I recommend that you spend as much time as possible and learn as much as possible about the Hilton timeshare and how it works.  Most people on the forum will tell you that they love their Hilton timeshare and would recommend buying one.  I own in Vegas, spent $7000 on 5000 points years ago and love it and recommend Hilton to all my friends.  The price has come down since I bought, especially after 2008.  But if you can buy a two bedroom unit for $5000 and sell it years later for $5000, your vacation cost on a two bedroom would be less than $150 per night, or if you wanted to reserve a studio, the cost is closer to $60-$90 per night.  That is a really good deal when the average hotel is going for $150 a night.


----------



## tompalm (Sep 12, 2014)

I am staying at the Elara in Las Vegas in November.  Does anyone have a recommendation for what part of the timeshare I should request.  Are there any areas that are noisy, or loud that I should try and avoid?


----------



## dougp26364 (Sep 12, 2014)

Against my better judgement, we did the owners update almost a year ago at the LV Strip location.

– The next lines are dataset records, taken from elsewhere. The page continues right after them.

@@ -1193,23 +1376,28 @@
   }
   const long per_cot = blocks < 256 ? blocks : 256;
   dim3 grid((unsigned)per_cot, eavsr::cdiv(d->cout, 64));
+  const W4Args& a0 = a;
   if (fuse) {
 #if EAVSR_LAB
     if constexpr (R == 3)
-      hipLaunchKernelGGL((conv_wino6_kernel<3, true>), grid, dim3(64 * NW), LDS_FUSE, eavsr::as_stream(stream), a);
+      hipLaunchKernelGGL((conv_wino6_kernel<3, true>), grid, dim3(64 * NW), LDS_FUSE, eavsr::as_stream(stream), a0);
 #endif
   } else {
     const bool grp_on = w6_grouped_schedule();
     if constexpr (R == 3) {
       if (grp_on && (d->cin / CK) % 2 == 0) {
-        if (d->res_scale != nullptr)
-          hipLaunchKernelGGL((conv_wino6_kernel<3, false, true, true>), grid, dim3(64 * NW), C::LDS_BYTES, eavsr::as_stream(stream), a);
+        if (fca_first)
+          hipLaunchKernelGGL((conv_wino6_kernel<3, false, true, false, true>), grid, dim3(64 * NW), C::LDS_BYTES_FCA, eavsr::as_stream(stream), a);
+        else if (fca_second)
+          hipLaunchKernelGGL((conv_wino6_kernel<3, false, true, true, true>), grid, dim3(64 * NW), C::LDS_BYTES_FCA, eavsr::as_stream(stream), a);
+        else if (d->res_scale != nullptr)
+          hipLaunchKernelGGL((conv_wino6_kernel<3, false, true, true>), grid, dim3(64 * NW), C::LDS_BYTES, eavsr::as_stream(stream), a0);
         else
-          hipLaunchKernelGGL((conv_wino6_kernel<3, false, true>), grid, dim3(64 * NW), C::LDS_BYTES, eavsr::as_stream(stream), a);
+          hipLaunchKernelGGL((conv_wino6_kernel<3, false, true>), grid, dim3(64 * NW), C::LDS_BYTES, eavsr::as_stream(stream), a0);
         return eavsr::launch_status("conv_wino6");
       }
     }
-    hipLaunchKernelGGL((conv_wino6_kernel<R, false>), grid, dim3(64 * NW), C::LDS_BYTES, eavsr::as_stream(stream), a);
+    hipLaunchKernelGGL((conv_wino6_kernel<R, false>), grid, dim3(64 * NW), C::LDS_BYTES, eavsr::as_stream(stream), a0);
   }
   return eavsr::launch_status("conv_wino6");
 }
diff --git a/eavsr_amd/csrc/conv_x9.hip b/eavsr_amd/csrc/conv_x9.hip
--- a/eavsr_amd/csrc/conv_x9.hip
+++ b/eavsr_amd/csrc/conv_x9.hip
@@ -285,7 +285,7 @@
   EAVSR_REQUIRE(d->n_src >= 1 && d->n_src <= 5, -1, "conv3x3_f32x9: n_src %d not in 1..5", d->n_src);
   EAVSR_REQUIRE(d->ksize == 3, -2, "conv3x3_f32x9: kernel size %d (3 only)", d->ksize);
   EAVSR_REQUIRE(d->out, -1, "conv3x3_f32x9: NULL out");
-  EAVSR_REQUIRE(d->out_shuffle == 0 && d->res_scale == nullptr && d->border_pieces == nullptr && d->sum_mul == nullptr, -2, "conv3x3_f32x9: the pixel-shuffle and scaled-residual epilogues exist in eavsr_conv3x3_wino4_f32 only");
+  EAVSR_REQUIRE(d->out_shuffle == 0 && d->res_scale == nullptr && d->border_pieces == nullptr && d->sum_mul == nullptr && !eavsr_desc_has_fca(d), -2, "conv3x3_f32x9: the pixel-shuffle and scaled-residual epilogues exist in eavsr_conv3x3_wino4_f32 only");
   EAVSR_REQUIRE(d->n >= 0 && d->h > 0 && d->w > 0 && d->cin > 0 && d->cout > 0, -1, "conv3x3_f32x9: bad dims");
   EAVSR_REQUIRE(d->act >= 0 && d->act <= 2, -1, "conv3x3_f32x9: act %d", d->act);
   EAVSR_REQUIRE(d->act != EAVSR_ACT_LRELU || (d->slope >= 0.f && d->slope <= 1.f), -2,
diff --git a/eavsr_amd/networks.py b/eavsr_amd/networks.py
--- a/eavsr_amd/networks.py
+++ b/eavsr_amd/networks.py
@@ -295,7 +295,12 @@
         if (RCAB_PRE and x.shape[1] == 64 and len(self.res) == 3 and isinstance(self.res[1], _Act) and self.res[1].kind == "relu"
                 and tuple(self.res[2].weight.shape) == (64, 64, 3, 3) and int(a.weight.shape[0]) <= 8):
             c1, c2 = self.res[0], self.res[2]
-            t, tpart, pieces = ops.conv2d(x, c1.weight, c1.bias, act="relu", chan_partial=True, border=True)
+            if RCAB_FUSED_CA:
+                t, tpart, pieces, mtile = ops.conv2d(x, c1.weight, c1.bias, act="relu", chan_partial=True, border=True, fca_next=c2.weight)
+                if mtile is not None:
+                    return ops.conv2d(t, c2.weight, c2.bias, residual=x, fca=(mtile, a.weight, a.bias, b.weight, b.bias))
+            else:
+                t, tpart, pieces = ops.conv2d(x, c1.weight, c1.bias, act="relu", chan_partial=True, border=True)
             if not RCAB_PRE_PIECES:
                 pieces = None
             scale = ops.ca_scale_pre(t, tpart, c2.weight, c2.bias, a.weight, a.bias, b.weight, b.bias, border=pieces)
@@ -311,6 +316,12 @@
 FUSE_CA_TAIL = _os.environ.get("EAVSR_FUSE_CA_TAIL", "0") == "1"
 RCAB_PRE = _os.environ.get("EAVSR_RCAB_PRE", "1") == "1"
 RCAB_PRE_PIECES = _os.environ.get("EAVSR_RCAB_PRE_PIECES", "1") == "1"
+RCAB_FUSED_CA = _os.environ.get("EAVSR_RCAB_FUSED_CA", "1") == "1"
+
+
+def set_rcab_fused_ca(on: bool) -> None:
+    global RCAB_FUSED_CA
+    RCAB_FUSED_CA = bool(on)
 
 
 def set_rcab_pre(on: bool) -> None:
diff --git a/eavsr_amd/ops.py b/eavsr_amd/ops.py
--- a/eavsr_amd/ops.py
+++ b/eavsr_amd/ops.py
@@ -531,11 +531,14 @@
 
 def conv2d(srcs, weight, bias=None, act=None, slope: float = 0.0, residual=None, chan_partial: bool = False, ca=None, ca_out: bool = False,
            pixel_shuffle2: bool = False, sigmoid_from=None, dgrad: bool = False, res_scale=None, border: bool = False, sum_mul=None,
-           precision: str = "fp32"):
+           precision: str = "fp32", fca_next=None, fca=None, fca_scale_out: bool = False):
+    box = [] if fca_next is not None else None
     r = _conv2d(srcs, weight, bias, act, slope, residual, chan_partial, ca, ca_out, pixel_shuffle2, sigmoid_from, dgrad, res_scale, border,
-                sum_mul, precision)
+                sum_mul, precision, fca_next, box, fca, fca_scale_out)
     if border and not (isinstance(r, tuple) and len(r) >= 2 and (r[-1] is None or isinstance(r[-1], BorderPieces))):
         r = (tuple(r) if isinstance(r, tuple) else (r,)) + (None,)
+    if box is not None:
+        r = (tuple(r) if isinstance(r, tuple) else (r,)) + (box[0] if box else None,)
     return r
 
 
@@ -544,7 +547,8 @@
            slope: float = 0.0, residual: Optional[Tensor] = None, chan_partial: bool = False,
            ca: Optional[Tuple[Tensor, Tensor]] = None, ca_out: bool = False, pixel_shuffle2: bool = False,
            sigmoid_from: Optional[int] = None, dgrad: bool = False, res_scale: Optional[Tensor] = None, border: bool = False,
-           sum_mul: Optional[Tensor] = None, precision: str = "fp32"):
+           sum_mul: Optional[Tensor] = None, precision: str = "fp32", fca_next: Optional[Tensor] = None, fca_box: Optional[list] = None,
+           fca=None, fca_scale_out: bool = False):
     check_precision(precision)
     if sum_mul is not None:
         if not dgrad or chan_partial or ca is not None or pixel_shuffle2 or sigmoid_from is not None or res_scale is not None or act == "relu_mask":
@@ -585,6 +589,14 @@
         res_scale = _chk(res_scale, "res_scale")
         if tuple(res_scale.shape) != (n, cout):
             raise ValueError(f"res_scale must be (n, cout) = ({n}, {cout})")
+    if fca is not None:
+        if (residual is None or chan_partial or border or ca is not None or pixel_shuffle2 or sigmoid_from is not None or dgrad
+                or res_scale is not None or act is not None or fca_next is not None or len(fca) != 5):
+            raise ValueError("fca=(mtile, w1, b1, w2, b2): with `residual`; no activation / channel sums / prologue / shuffle / res_scale")
+    elif fca_scale_out:
+        raise ValueError("fca_scale_out needs fca")
+    if fca_next is not None and (not chan_partial or ca is not None or pixel_shuffle2 or dgrad or res_scale is not None or sum_mul is not None):
+        raise ValueError("fca_next: the first convolution of an RCAB (chan_partial=True; no prologue / shuffle / res_scale / dgrad)")
     masked = act == "relu_mask"
     if masked and (residual is None or chan_partial or ca is not None or pixel_shuffle2 or sigmoid_from is not None):
         raise ValueError("act='relu_mask': residual = the ReLU's forward output; no channel sums / prologue / shuffle / sigmoid")
@@ -635,6 +647,13 @@
         use_wino = False
     if res_scale is not None and not (use_wino4 and cin % 8 == 0 and lib().eavsr_wino4_schedule() >= 1):
         return scale_residual(conv2d(srcs, weights, biases, act=act, slope=slope), res_scale, residual)
+    fca_route = (use_wino4 and k == 3 and cout == 64 and cin % 8 == 0 and ca is None and sum_mul is None and not dgrad
+                 and lib().eavsr_wino4_schedule() == 1)
+    fca_first = (fca_next is not None and fca_route and residual is None and tuple(fca_next.shape) == (64, 64, 3, 3)
+                 and fca_next.is_contiguous() and fca_next.dtype == torch.float32 and fca_next.data_ptr() % 16 == 0)
+    if fca is not None and not (fca_route and cin == 64 and 1 <= int(fca[1].shape[0]) <= 8):
+        raise ValueError("fca: this launch does not run the grouped F(4x4,3x3) kernel on 64 -> 64 channels with 1..8 hidden units "
+                         "(use ca_scale_pre + res_scale)")
     if pixel_shuffle2 and not (use_wino4 and FUSE_PIXEL_SHUFFLE):
         return torch.nn.functional.pixel_shuffle(conv2d(srcs, weights, biases, act=act, slope=slope), 2)
     use_wino5 = (CONV_MODE == "winograd4" and k == 5 and ca is None and not masked and w % 4 == 0 and out.data_ptr() % 8 == 0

This time it was relatively low key and we were out the door in about 90 minutes. They had nothing of real value for us as we already own more than we can efficiently use. 

The last ditch offer was for one of the California affiliated resorts and it was actually an attractive price for a developer purchase but, as I said, we just don't need another MF payment on a timeshare we'd have difficulty using. I mentioned the price quoted was the lowest developer price I'd seen in over 10 years and was told they float that offer to guage if there's any real interest. When you don't buy at that price, they take you off their list and stop offering owner updates. 

We'll be at Elera in another month. I'll get to see if they keep their word this time and don't call to offer us another tour. They keep promising we'll never be called again and they keep breaking their promise. It seems to me it's sort of like a moth to a flame. They just can't help themselves.


----------



## dougp26364 (Sep 12, 2014)

tompalm said:


> I am staying at the Elara in Las Vegas in November.  Does anyone have a recommendation for what part of the timeshare I should request.  Are there any areas that are noisy, or loud that I should try and avoid?



For the most part, in Vegas I've found the higher the better to avoid street noise. We haven't been to Elera yet so I can't comment directly about that property.


----------



## JSparling (Sep 13, 2014)

For the most part your experience will depend on the sales rep. They can be nasty/pushy and mad when they realize you had no intention of buying. Or they can have a good attitude about it all. 

Keep an eye out for the VIP package that also locks in the prices for a year or 18 months. The VIP package itself is a great deal (mentioned above). And the price freeze is gold if you end up buying when you travel on your VIP trip. That's how we ended up buying our 2nd resort.


----------